Started watching The Biggest Loser that started on tv again last night.  God it makes me sick the way they show the contestants and their eating.  I never ate that way and I don't know any overweight person who does.  We aren't all pigs stuffing our faces into troughs! 

Also what shits me, this season is focusing on the contestants being too big to find love.  Making out no one big can  find anyone to love them.  Its complete bullshit.  I found love with one of the most amazing men and I was huge.  I was even bigger throughout out relationship, now he gets me at my best.  But to say overweight people can't find love its a croc of shit.  That just means people are taking your looks over your personality, and if that's the case, then those people aren't worth having a relationship with anyway!

Saturday, January 7, 2012

Happy New Year! Can you believe it's 2012!

NEW YEARS 2011 



 NEW YEARS 2012


NEW YEARS 2012

I wanted to start with photos as the saying, a picture speaks a thousand words is so true.  I mean look at me!  I'm a completely different person!

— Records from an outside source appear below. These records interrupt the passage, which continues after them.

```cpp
extern "C" int refid_device_cu_count(void) {
    int dev = 0;
    if (hipGetDevice(&dev) != hipSuccess) return -1;
    hipDeviceProp_t p;
    if (hipGetDeviceProperties(&p, dev) != hipSuccess) return -1;
    return p.multiProcessorCount;
}
// ... 873 lines not shown
```

refid_amd/csrc/wgrad_wino24.hip:

```cpp
#include "common.h"
#include "wgrad_args.h"
#include <cstdlib>
#include <cstring>
#include <type_traits>
#include <vector>

#ifndef REFID_W24_ABLATE
#define REFID_W24_ABLATE 0
#endif
#define W24_NO_DMA (REFID_W24_ABLATE == 1 || REFID_W24_ABLATE == 5 || REFID_W24_ABLATE == 6)
#define W24_NO_MFMA (REFID_W24_ABLATE == 2)
#define W24_NO_LDS (REFID_W24_ABLATE == 3 || REFID_W24_ABLATE == 6)
#define W24_NO_BAR (REFID_W24_ABLATE == 4 || REFID_W24_ABLATE == 5 || REFID_W24_ABLATE == 6)

namespace {

__device__ __forceinline__ float w24_fake(float seed) { asm volatile("" : "+v"(seed)); return seed; }

constexpr int IT = 32;
constexpr int TC = 4;
constexpr int GH = 4, GW = 4 * TC;
constexpr int XH = GH + 2, XW = GW + 2;
constexpr int X_BYTES = XH * XW * IT * 4;
constexpr int GS_BYTES = GH * GW * 32 * 4;
constexpr int buf_bytes(int ns) { return X_BYTES + ns * GS_BYTES; }
constexpr int lds24_bytes(int ns) { return 2 * buf_bytes(ns); }
constexpr int NXI = 24;
typedef __attribute__((address_space(3))) void* lds_ptr24;
typedef __attribute__((address_space(3))) const float lds_cf24;
typedef float f32x2 __attribute__((ext_vector_type(2)));

template <int AH, int BH>
__device__ __forceinline__ f32x2 w24_pair(f32x2 a, f32x2 b) {
    f32x2 d;
    if constexpr (AH == 0 && BH == 0) asm("v_pk_mov_b32 %0, %1, %2 op_sel:[0,0]" : "=v"(d) : "v"(a), "v"(b));
    else if constexpr (AH == 1 && BH == 0) asm("v_pk_mov_b32 %0, %1, %2 op_sel:[1,0]" : "=v"(d) : "v"(a), "v"(b));
    else if constexpr (AH == 0 && BH == 1) asm("v_pk_mov_b32 %0, %1, %2 op_sel:[0,1]" : "=v"(d) : "v"(a), "v"(b));
    else asm("v_pk_mov_b32 %0, %1, %2 op_sel:[1,1]" : "=v"(d) : "v"(a), "v"(b));
    return d;
}

// ... 50 lines not shown
    static __device__ __forceinline__ void v_cols(const f32x2 (&t)[6], f32x2 (&v)[6]) {
        v[0] = 4.f * t[0] + (-5.f * t[2] + t[4]);
        v[1] = (t[3] + t[4]) - 4.f * (t[1] + t[2]);
        v[2] = 4.f * (t[1] - t[2]) + (t[4] - t[3]);
        const f32x2 d42 = t[4] - t[2], d31 = t[3] - t[1];
        v[3] = 2.f * d31 + d42;
        v[4] = d42 - 2.f * d31;
        v[5] = 4.f * t[1] + (-5.f * t[3] + t[5]);
    }
    static __device__ __forceinline__ void z_cols(const f32x2 (&x)[4], f32x2 (&z)[6]) {
        const f32x2 e = x[0] + x[2], o = x[1] + x[3], e4 = 4.f * x[2] + x[0], o4 = 4.f * x[3] + x[1];
        z[0] = x[0]; z[1] = e + o; z[2] = e - o; z[3] = 2.f * o4 + e4; z[4] = e4 - 2.f * o4; z[5] = x[3];
    }
};

template <int NS, bool DOWN>
__global__ __launch_bounds__(256, NS == 2 ? 2 : 3) void wgrad_wino24_kernel(const W24Args a) {
    constexpr int OT = 32 * NS, BUF_BYTES = buf_bytes(NS), XPS = DOWN ? 2 : 1;
    extern __shared__ __attribute__((aligned(16))) char smem[];
    const int tid = threadIdx.x, lane = tid & 63;
    const int wave = __builtin_amdgcn_readfirstlane(tid >> 6);
    const int li = lane & 31, kh = lane >> 5;
    const int phase = DOWN ? blockIdx.z / a.ncoT : 0, php = phase >> 1, phq = phase & 1;
    const int co0 = (DOWN ? blockIdx.z % a.ncoT : blockIdx.z) * OT, ci0 = blockIdx.y * IT;
    const int split = blockIdx.x;
    const int Hin = DOWN ? a.Hin : a.H, Win = DOWN ? a.Win : a.W;

    const bool xFromA = ci0 < a.Ca || ci0 >= a.Ctot;
    const int xld = xFromA ? a.ldA : a.ldB;
    const long long gpixAll = (long long)a.N * a.Ho * a.Wo, xpixAll = (long long)a.N * Hin * Win;
    const int limG = (int)min(gpixAll * a.ldG * 4, 0x7fffffffLL), limX = (int)min(xpixAll * xld * 4, 0x7fffffffLL);
// ... 1 lines not shown
    const int chunk = (ntAll + a.nsplit - 1) / a.nsplit;
    const int p0 = min(split * chunk, ntAll), p1 = min(p0 + chunk, ntAll);

    int qg, qn, qy, qx;
    {
        int t = p0 < ntAll ? p0 : 0;
        qg = t / a.ntiles; t -= qg * a.ntiles;
        qx = t % a.tilesX; t /= a.tilesX;
        qy = t % a.tilesY; qn = t / a.tilesY;
    }
    const int xq = ci0 + (lane & 7) * 4, xt = ci0 + (lane & 31), gq = co0 + (lane & 7) * 4;
    const int xlc = ((lane >> 3) * XPS * xld + (xFromA ? xq : xq - a.Ca)) * 4;
    const int xlt = ((lane >> 5) * XPS * xld + (xFromA ? xt : xt - a.Ca)) * 4;
    const int glc = ((lane >> 3) * a.ldG + gq) * 4;
    const bool fullch = ci0 + IT <= a.Ctot && co0 + OT <= a.Co;
    constexpr int OOB = 0x7ff00000;
    const int xRowB = XPS * Win * xld * 4, gRowB = a.Wo * a.ldG * 4;
    auto x_origin = [&](int n, int ty, int tx) {
        return ((n * Hin + XPS * (ty * GH - a.pad) + php) * Win + XPS * (tx * GW - a.pad) + phq) * xld * 4;
    };
    const float* gPtr = a.g[qg];
    const float* xPtr = xFromA ? a.inA[qg] : a.inB[qg];
    int xTile = x_origin(qn, qy, qx);
    int gTile = ((qn * a.Ho + qy * GH) * a.Wo + qx * GW) * a.ldG * 4;
    auto request = [&](int buf) {
        const int oy0 = qy * GH, ox0 = qx * GW;
        const int iy0 = oy0 - a.pad, ix0 = ox0 - a.pad;
        const __amdgpu_buffer_rsrc_t rsG = __builtin_amdgcn_make_buffer_rsrc(const_cast<float*>(gPtr), 0, limG, 0x00020000);
        const __amdgpu_buffer_rsrc_t rsX = __builtin_amdgcn_make_buffer_rsrc(const_cast<float*>(xPtr), 0, limX, 0x00020000);
        char* xdst = smem + buf * BUF_BYTES;
        char* gdst = xdst + X_BYTES;
        const bool fast = fullch && ix0 >= 0 && ix0 + XW <= a.W && ox0 + GW <= a.Wo && xld * 8 * XPS * 4 < 0x100000 && a.ldG * 8 * 4 < 0x100000;
        const int q0 = NS == 2 ? (wave < 2 ? wave : 3 * wave - 4) : 2 * (wave - 2), nq = NS == 2 ? (wave < 2 ? 1 : 3) : (wave < 2 ? 0 : 2);
        if (fast) {
#pragma unroll
            for (int k = 0; k < 2; ++k) {
                const int r = wave + 4 * k;
                if (r < XH && !W24_NO_DMA) {
                    const int base = (unsigned)(iy0 + r) < (unsigned)a.H ? xTile + r * xRowB : OOB;
// ... 58 lines not shown
            qx = 0;
            qy += 1;
            if (qy == a.tilesY) {
                qy = 0;
                qn += 1;
                if (qn == a.N) {
                    qn = 0;
                    qg = min(qg + 1, a.groups - 1);
                    gPtr = a.g[qg];
                    xPtr = xFromA ? a.inA[qg] : a.inB[qg];
                }
            }
            xTile = x_origin(qn, qy, 0);
            gTile = (qn * a.Ho + qy * GH) * a.Wo * a.ldG * 4;
        }
    };

    f32x16 acc[6][NS];
#pragma unroll
    for (int j = 0; j < 6; ++j)
#pragma unroll
        for (int sm = 0; sm < NS; ++sm)
#pragma unroll
            for (int r = 0; r < 16; ++r) acc[j][sm][r] = 0.f;
    float bs[NS];
#pragma unroll
    for (int sm = 0; sm < NS; ++sm) bs[sm] = 0.f;

    static_assert(BUF_BYTES % 256 == 0 && (BUF_BYTES + X_BYTES + (NS - 1) * GS_BYTES + 4 * GW * 32 * 4) / 256 < 256, "ds_read2st64 offset range");
    lds_cf24* xe = (lds_cf24*)smem + (2 * kh) * (XW * IT) + li;
// ... 30 lines not shown
                    f32x2 x[4], z[6];
                    R::g_rows(gbb, s, sm, x);
                    R::z_cols(x, z);
                    if constexpr (I == 1) bs[sm] += z[1][0] + z[1][1];
#pragma unroll
                    for (int h = 0; h < 2; ++h)
#pragma unroll
                        for (int j = 0; j < 6; ++j) {
                            if (W24_NO_MFMA) { asm volatile("" :: "v"(v[j][h]), "v"(z[j][h])); continue; }
                            acc[j][sm] = __builtin_amdgcn_mfma_f32_32x32x2f32(v[j][h], z[j][h], acc[j][sm], 0, 0, 0);
                        }
                }
            }
        };
        auto sync = [&] {
            __builtin_amdgcn_s_waitcnt(0x0F70);
            if (!W24_NO_BAR) __builtin_amdgcn_s_barrier();
            __builtin_amdgcn_sched_barrier(0);
        };
        const int npairs = (p1 - p0) >> 1;
        if (p0 < p1) request(0);
        for (int i = 0; i < npairs; ++i) {
            sync();
            request(1);
            tile(std::integral_constant<int, 0>{});
            sync();
            if (p0 + 2 * i + 2 < p1) request(0);
            tile(std::integral_constant<int, 1>{});
        }
        if ((p1 - p0) & 1) {
            sync();
            tile(std::integral_constant<int, 0>{});
        }
    };
    switch (wave) {
        case 0: kloop(std::integral_constant<int, 0>{}); break;
        case 1: kloop(std::integral_constant<int, 1>{}); break;
        case 2: kloop(std::integral_constant<int, 2>{}); break;
        default: kloop(std::integral_constant<int, 3>{}); break;
    }

#pragma unroll
    for (int j = 0; j < 6; ++j) {
        float* sl = a.slabs + ((long long)((split * (DOWN ? 4 : 1) + phase) * NXI + wave * 6 + j) * a.CoP) * a.CiP;
#pragma unroll
        for (int sm = 0; sm < NS; ++sm) {
            const int co = co0 + sm * 32 + li;
#pragma unroll
            for (int qd = 0; qd < 4; ++qd) {
                const int ci = ci0 + 8 * qd + 4 * kh;
                f32x4 vv;
#pragma unroll
                for (int k = 0; k < 4; ++k) vv[k] = acc[j][sm][4 * qd + k];
                f32x4* dst = reinterpret_cast<f32x4*>(sl + (long long)co * a.CiP + ci);
                if (a.accum) vv += *dst;
// ... 166 lines not shown
__global__ __launch_bounds__(256) void wgrad_wino24_reduce_down_kernel(const W24rArgs a) { w24_reduce_down_body(a, blockIdx.x); }

struct W24rBatch { W24rArgs job[REFID_FINISH_BATCH]; int blk0[REFID_FINISH_BATCH + 1]; int n; };
static_assert(sizeof(W24rBatch) <= 4096, "kernel-argument block");
__global__ __launch_bounds__(256) void wgrad_wino24_reduce_batch_kernel(const W24rBatch b) {
    __shared__ float part[256 * (NXI + 1)];
    int j = 0;
    for (int k = 1; k < b.n; ++k) j = (int)blockIdx.x >= b.blk0[k] ? k : j;
    const int blk = (int)blockIdx.x - b.blk0[j];
    if (b.job[j].down) w24_reduce_down_body(b.job[j], blk);
    else w24_reduce_body(b.job[j], blk, part);
}

struct W24rQueued { W24rArgs r; int nblocks; };
thread_local std::vector<W24rQueued> w24_queue;

struct Geo24 { int ncoT, nciT, tilesX, tilesY, ntiles, nsplit, CoP, CiP; };

int ns_of(const refid_wgrad_desc* d) { return d->c_o <= 32 ? 1 : 2; }
bool is_down(const refid_wgrad_desc* d) { return d->kh == 4; }

Geo24 geo24_of(const refid_wgrad_desc* d) {
    Geo24 g;
    const int OT = 32 * ns_of(d);
    g.ncoT = cdiv(d->c_o, OT);
    const int ci_geo = (d->phase != 0) ? d->i_total - d->i_base : d->c_a + d->c_b;
    g.nciT = cdiv(ci_geo > d->c_a + d->c_b ? ci_geo : d->c_a + d->c_b, IT);
    g.tilesX = cdiv(d->wo, GW);
    g.tilesY = cdiv(d->ho, GH);
    g.ntiles = g.tilesX * g.tilesY * d->n;
// ... 71 lines not shown
    w24_queue.clear();
    return 0;
}

namespace {
long long slab_floats(const refid_wgrad_desc* d, const Geo24& g) { return (long long)(is_down(d) ? 4 : 1) * NXI * g.CoP * g.CiP; }
}

size_t refid_wgrad_wino24_workspace_bytes(const refid_wgrad_desc* d) {
    const Geo24 g = geo24_of(d);
    const long long slab = slab_floats(d, g);
    return ((size_t)g.nsplit * slab + (size_t)g.nsplit * g.CoP + (size_t)refid_slab_fold_count(slab, g.nsplit) * slab) * sizeof(float);
}
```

What an amazing year 2011 was.  I honestly didn't want it to end.  I had the best year of my life.  Not only with my weight but life in General.  A fabulous family, great friends, so much support from everyone.  I also had a great year winning prizes.  I love to enter competitions, its my hobby.  I did very well in 2011.  I won almost $7000 in prizes!  I really hope it continues in 2012.

Gosh, what a year it was.  I learnt so much about myself, so much about my confidence, my true value.  I learnt so much about relationships.  I learnt people can be very jealous.  Yes of me!  I have learnt some people can never be happy for you no matter what is going on.


Back to my weight loss. 

I have noticed I can eat a little more lately.  I notice my meals are getting bigger.  Not as big as they used to be of course but now where maybe I could eat half a sandwich, I can now finish the whole sandwich.  This scares me a little.  I don't want to ever get back to where I was so I have been really watching the decisions I make with my eating.  Yes I can only eat small meals but I need to make sure those meals are valuable.  I need to make sure i get the most out of each of those meals.

Starting New Years day, I decided to cut out the 1 can of coke a day habit.  LOL.  Hey this is good compared to what it was, I used to drink Litres a day!  But even the one can can't be good for me so I have made the conscious decision to lay off.  Today 7 days in, I caved, I had about 100ml of coke, shared a can with my husband.  Mind you, I saved it til after my dinner so couldn't even finish that 100ml.  SO not entirely sinful lol.

I bought a new top the other day.  I found one I liked but it only had a size 14 or a size 10.  As I have been in 14 for a while, I knew I had to go smaller.  As there was no 12 I just thought I would try the 10.  HOLY FREAKIN BAT SHIT!  it fit!  I just can't believe it.  Size 10.  Me, formallly size 26 now in a size 10!  Wow!  Friends of mine who I look at as skinny minnies are telling me that is smaller than what they wear.  That can't be right, I am not smaller than them!

My mum posted a photo of me yesterday in my swimmers.  I said it wasn't me, it looks nothing like me (the image I remember as a size 26). 
THIS CAN NOT BE ME!

Anyway, welcome to the New Year!  I hope 2012 has the best install for you all.  Thank you for your support in 2011.  It has been absolutely amazing for me.